EXERCISE PROMPT: In exact form, please repeat the records from their opening line down to the line with "typedef typename OutT<T>::type TO;", including that line.

(Saved data entries)
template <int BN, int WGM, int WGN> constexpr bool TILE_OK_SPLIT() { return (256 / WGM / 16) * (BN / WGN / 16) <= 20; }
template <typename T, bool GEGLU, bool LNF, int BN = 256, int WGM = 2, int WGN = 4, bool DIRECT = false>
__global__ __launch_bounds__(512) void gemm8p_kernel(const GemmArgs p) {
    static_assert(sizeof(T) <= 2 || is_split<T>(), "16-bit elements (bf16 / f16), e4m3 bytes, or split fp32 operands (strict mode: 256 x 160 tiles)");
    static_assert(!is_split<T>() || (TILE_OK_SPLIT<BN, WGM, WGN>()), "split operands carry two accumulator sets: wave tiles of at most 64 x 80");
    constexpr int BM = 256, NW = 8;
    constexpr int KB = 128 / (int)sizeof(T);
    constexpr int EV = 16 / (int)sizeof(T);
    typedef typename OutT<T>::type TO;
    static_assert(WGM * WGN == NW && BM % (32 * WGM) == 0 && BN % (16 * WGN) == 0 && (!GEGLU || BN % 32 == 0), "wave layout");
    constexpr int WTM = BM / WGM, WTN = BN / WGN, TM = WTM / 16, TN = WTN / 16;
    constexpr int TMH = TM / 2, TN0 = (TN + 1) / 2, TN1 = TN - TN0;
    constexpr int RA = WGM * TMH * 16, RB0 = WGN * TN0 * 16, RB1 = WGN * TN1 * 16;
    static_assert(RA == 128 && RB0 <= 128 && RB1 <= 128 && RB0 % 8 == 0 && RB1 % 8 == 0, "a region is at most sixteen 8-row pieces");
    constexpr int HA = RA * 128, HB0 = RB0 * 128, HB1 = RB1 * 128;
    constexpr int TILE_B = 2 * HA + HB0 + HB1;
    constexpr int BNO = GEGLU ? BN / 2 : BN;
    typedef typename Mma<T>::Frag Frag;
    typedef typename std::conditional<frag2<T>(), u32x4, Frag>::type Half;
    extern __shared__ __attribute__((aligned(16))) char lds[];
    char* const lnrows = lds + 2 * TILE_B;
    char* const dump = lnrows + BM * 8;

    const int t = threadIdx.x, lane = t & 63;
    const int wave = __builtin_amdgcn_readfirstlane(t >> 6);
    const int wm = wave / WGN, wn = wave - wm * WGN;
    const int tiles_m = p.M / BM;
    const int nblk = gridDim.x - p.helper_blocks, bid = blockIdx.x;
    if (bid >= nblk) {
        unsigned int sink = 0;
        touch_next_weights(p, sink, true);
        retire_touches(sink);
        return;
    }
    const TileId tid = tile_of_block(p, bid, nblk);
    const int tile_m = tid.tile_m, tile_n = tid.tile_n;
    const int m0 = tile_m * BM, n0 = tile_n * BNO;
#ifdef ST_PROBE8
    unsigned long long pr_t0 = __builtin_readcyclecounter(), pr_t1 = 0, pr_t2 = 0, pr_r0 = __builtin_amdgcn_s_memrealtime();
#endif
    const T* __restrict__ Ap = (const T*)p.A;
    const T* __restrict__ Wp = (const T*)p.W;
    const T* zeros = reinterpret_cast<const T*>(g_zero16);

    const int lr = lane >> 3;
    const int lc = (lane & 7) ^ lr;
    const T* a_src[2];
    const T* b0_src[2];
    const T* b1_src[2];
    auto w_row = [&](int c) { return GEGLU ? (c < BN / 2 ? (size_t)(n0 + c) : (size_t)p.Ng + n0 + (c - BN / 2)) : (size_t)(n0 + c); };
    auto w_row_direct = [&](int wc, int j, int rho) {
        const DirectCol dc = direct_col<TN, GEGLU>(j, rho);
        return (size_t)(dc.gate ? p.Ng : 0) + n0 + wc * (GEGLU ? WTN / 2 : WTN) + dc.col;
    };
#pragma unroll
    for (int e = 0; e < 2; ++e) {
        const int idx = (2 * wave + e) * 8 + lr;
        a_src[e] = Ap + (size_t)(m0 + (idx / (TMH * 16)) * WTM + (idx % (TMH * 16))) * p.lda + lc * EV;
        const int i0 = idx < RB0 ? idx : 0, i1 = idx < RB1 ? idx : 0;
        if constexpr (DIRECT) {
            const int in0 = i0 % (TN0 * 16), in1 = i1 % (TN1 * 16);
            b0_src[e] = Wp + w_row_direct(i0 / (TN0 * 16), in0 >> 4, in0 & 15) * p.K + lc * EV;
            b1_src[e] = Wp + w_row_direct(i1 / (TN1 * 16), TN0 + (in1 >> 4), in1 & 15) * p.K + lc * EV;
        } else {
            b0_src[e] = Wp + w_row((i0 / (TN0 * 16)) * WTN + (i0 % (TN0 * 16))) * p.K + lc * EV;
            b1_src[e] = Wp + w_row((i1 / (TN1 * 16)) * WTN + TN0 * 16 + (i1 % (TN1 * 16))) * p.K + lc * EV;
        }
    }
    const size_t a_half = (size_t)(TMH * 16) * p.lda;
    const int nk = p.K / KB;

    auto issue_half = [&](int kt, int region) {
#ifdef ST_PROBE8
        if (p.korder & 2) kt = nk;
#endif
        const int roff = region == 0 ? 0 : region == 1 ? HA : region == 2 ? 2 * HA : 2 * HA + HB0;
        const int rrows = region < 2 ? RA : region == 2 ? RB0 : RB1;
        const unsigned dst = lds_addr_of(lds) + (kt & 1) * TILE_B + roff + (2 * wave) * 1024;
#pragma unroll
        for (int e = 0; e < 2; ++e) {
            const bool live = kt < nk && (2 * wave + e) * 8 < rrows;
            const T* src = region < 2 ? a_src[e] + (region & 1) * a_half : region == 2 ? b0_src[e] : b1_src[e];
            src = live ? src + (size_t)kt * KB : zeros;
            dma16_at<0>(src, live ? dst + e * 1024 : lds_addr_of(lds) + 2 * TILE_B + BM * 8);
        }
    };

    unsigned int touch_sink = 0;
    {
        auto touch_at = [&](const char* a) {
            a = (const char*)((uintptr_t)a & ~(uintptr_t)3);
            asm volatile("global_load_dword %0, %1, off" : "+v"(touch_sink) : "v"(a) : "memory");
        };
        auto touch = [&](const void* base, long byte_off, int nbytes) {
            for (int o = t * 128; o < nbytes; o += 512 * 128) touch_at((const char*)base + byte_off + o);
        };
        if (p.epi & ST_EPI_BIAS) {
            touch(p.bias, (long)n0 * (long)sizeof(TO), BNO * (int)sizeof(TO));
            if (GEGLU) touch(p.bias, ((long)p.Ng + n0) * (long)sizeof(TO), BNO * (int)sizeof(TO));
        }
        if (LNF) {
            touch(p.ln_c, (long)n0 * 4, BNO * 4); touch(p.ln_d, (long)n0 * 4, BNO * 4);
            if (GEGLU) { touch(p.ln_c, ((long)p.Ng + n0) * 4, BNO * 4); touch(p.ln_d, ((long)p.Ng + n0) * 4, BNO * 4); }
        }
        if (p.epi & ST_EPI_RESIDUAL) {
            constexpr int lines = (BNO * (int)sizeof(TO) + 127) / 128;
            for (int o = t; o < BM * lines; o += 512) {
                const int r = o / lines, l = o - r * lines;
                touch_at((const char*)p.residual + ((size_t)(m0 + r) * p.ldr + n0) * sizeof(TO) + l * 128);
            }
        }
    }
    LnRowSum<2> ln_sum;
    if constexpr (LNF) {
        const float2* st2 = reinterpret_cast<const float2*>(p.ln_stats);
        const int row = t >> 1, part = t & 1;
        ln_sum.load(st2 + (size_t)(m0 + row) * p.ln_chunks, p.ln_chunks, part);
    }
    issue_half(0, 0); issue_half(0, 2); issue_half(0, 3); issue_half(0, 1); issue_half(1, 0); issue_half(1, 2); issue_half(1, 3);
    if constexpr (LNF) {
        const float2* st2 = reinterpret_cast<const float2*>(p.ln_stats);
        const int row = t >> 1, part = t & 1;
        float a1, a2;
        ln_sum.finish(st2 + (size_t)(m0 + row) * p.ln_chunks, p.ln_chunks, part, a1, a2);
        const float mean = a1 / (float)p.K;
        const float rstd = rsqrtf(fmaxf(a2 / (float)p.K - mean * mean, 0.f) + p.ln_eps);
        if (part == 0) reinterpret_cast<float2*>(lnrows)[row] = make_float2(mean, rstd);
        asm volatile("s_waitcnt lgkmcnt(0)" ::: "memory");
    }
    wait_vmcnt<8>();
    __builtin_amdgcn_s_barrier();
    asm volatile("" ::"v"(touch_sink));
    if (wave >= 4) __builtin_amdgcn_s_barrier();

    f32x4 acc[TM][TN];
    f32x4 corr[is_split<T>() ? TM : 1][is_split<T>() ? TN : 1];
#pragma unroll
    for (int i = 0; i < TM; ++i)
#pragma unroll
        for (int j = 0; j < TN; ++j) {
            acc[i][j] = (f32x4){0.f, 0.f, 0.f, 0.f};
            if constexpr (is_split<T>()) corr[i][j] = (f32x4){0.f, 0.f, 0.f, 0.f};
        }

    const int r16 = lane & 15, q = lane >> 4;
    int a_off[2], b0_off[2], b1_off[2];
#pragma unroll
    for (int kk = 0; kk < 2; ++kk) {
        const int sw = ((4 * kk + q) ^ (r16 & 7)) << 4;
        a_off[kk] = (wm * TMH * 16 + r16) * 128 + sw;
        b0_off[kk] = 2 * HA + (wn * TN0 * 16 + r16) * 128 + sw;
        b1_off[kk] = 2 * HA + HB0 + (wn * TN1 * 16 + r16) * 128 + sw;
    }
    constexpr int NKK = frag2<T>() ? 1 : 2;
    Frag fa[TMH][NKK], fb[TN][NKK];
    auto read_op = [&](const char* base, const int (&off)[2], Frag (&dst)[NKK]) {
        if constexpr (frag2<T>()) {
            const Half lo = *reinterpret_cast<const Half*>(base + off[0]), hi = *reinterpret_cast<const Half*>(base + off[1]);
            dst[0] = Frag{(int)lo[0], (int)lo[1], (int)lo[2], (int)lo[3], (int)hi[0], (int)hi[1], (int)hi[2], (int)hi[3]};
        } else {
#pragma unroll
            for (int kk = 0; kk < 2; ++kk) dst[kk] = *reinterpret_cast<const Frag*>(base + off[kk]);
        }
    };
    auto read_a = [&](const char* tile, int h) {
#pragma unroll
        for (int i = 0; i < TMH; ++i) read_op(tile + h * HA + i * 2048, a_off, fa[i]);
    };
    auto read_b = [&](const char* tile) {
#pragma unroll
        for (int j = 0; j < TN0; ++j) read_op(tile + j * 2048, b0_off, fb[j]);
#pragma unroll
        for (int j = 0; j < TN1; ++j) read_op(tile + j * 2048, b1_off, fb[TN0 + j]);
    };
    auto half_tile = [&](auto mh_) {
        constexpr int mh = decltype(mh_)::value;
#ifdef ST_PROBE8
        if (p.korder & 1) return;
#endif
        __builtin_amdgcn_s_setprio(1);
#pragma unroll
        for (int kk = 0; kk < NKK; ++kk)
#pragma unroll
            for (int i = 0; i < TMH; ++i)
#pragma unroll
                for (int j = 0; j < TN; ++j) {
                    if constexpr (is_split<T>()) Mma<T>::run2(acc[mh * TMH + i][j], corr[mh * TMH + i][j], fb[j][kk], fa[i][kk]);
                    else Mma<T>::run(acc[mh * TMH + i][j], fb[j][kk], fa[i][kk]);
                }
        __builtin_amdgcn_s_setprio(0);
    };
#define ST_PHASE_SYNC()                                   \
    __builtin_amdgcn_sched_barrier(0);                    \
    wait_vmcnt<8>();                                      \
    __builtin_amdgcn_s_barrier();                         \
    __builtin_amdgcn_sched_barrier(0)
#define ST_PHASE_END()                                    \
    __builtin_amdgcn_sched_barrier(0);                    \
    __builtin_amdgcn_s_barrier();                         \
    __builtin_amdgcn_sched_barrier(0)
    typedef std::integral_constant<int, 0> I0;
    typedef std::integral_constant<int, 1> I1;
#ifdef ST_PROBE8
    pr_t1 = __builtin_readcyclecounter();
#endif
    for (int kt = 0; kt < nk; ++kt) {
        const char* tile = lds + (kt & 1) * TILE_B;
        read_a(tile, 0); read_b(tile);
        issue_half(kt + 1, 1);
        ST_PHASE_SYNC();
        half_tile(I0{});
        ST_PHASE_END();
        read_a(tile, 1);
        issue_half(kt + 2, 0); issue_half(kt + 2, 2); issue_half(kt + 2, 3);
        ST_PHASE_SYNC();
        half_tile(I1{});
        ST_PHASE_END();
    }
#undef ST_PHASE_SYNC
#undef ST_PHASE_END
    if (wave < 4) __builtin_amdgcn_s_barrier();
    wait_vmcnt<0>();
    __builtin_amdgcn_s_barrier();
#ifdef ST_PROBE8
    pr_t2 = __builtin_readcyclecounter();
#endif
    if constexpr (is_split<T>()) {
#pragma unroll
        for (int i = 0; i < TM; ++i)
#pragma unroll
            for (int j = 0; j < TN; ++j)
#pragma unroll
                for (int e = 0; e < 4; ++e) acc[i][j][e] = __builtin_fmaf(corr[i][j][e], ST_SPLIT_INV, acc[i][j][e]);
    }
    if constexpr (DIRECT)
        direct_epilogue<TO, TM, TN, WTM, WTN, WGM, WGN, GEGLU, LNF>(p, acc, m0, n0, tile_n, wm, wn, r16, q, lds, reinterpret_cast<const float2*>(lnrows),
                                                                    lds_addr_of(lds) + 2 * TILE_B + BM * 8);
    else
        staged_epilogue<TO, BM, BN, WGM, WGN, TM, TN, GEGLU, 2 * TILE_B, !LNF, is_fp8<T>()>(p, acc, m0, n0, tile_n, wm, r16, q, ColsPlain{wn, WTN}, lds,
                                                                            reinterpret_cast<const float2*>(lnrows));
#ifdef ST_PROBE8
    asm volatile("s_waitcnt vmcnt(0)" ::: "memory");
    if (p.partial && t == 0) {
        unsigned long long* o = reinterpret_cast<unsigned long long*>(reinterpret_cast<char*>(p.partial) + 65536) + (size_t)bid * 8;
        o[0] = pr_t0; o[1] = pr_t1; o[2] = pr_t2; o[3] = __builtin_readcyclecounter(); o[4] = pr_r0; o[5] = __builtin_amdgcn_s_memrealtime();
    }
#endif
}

TASK SOLUTION:
template <int BN, int WGM, int WGN> constexpr bool TILE_OK_SPLIT() { return (256 / WGM / 16) * (BN / WGN / 16) <= 20; }
template <typename T, bool GEGLU, bool LNF, int BN = 256, int WGM = 2, int WGN = 4, bool DIRECT = false>
__global__ __launch_bounds__(512) void gemm8p_kernel(const GemmArgs p) {
    static_assert(sizeof(T) <= 2 || is_split<T>(), "16-bit elements (bf16 / f16), e4m3 bytes, or split fp32 operands (strict mode: 256 x 160 tiles)");
    static_assert(!is_split<T>() || (TILE_OK_SPLIT<BN, WGM, WGN>()), "split operands carry two accumulator sets: wave tiles of at most 64 x 80");
    constexpr int BM = 256, NW = 8;
    constexpr int KB = 128 / (int)sizeof(T);
    constexpr int EV = 16 / (int)sizeof(T);
    typedef typename OutT<T>::type TO;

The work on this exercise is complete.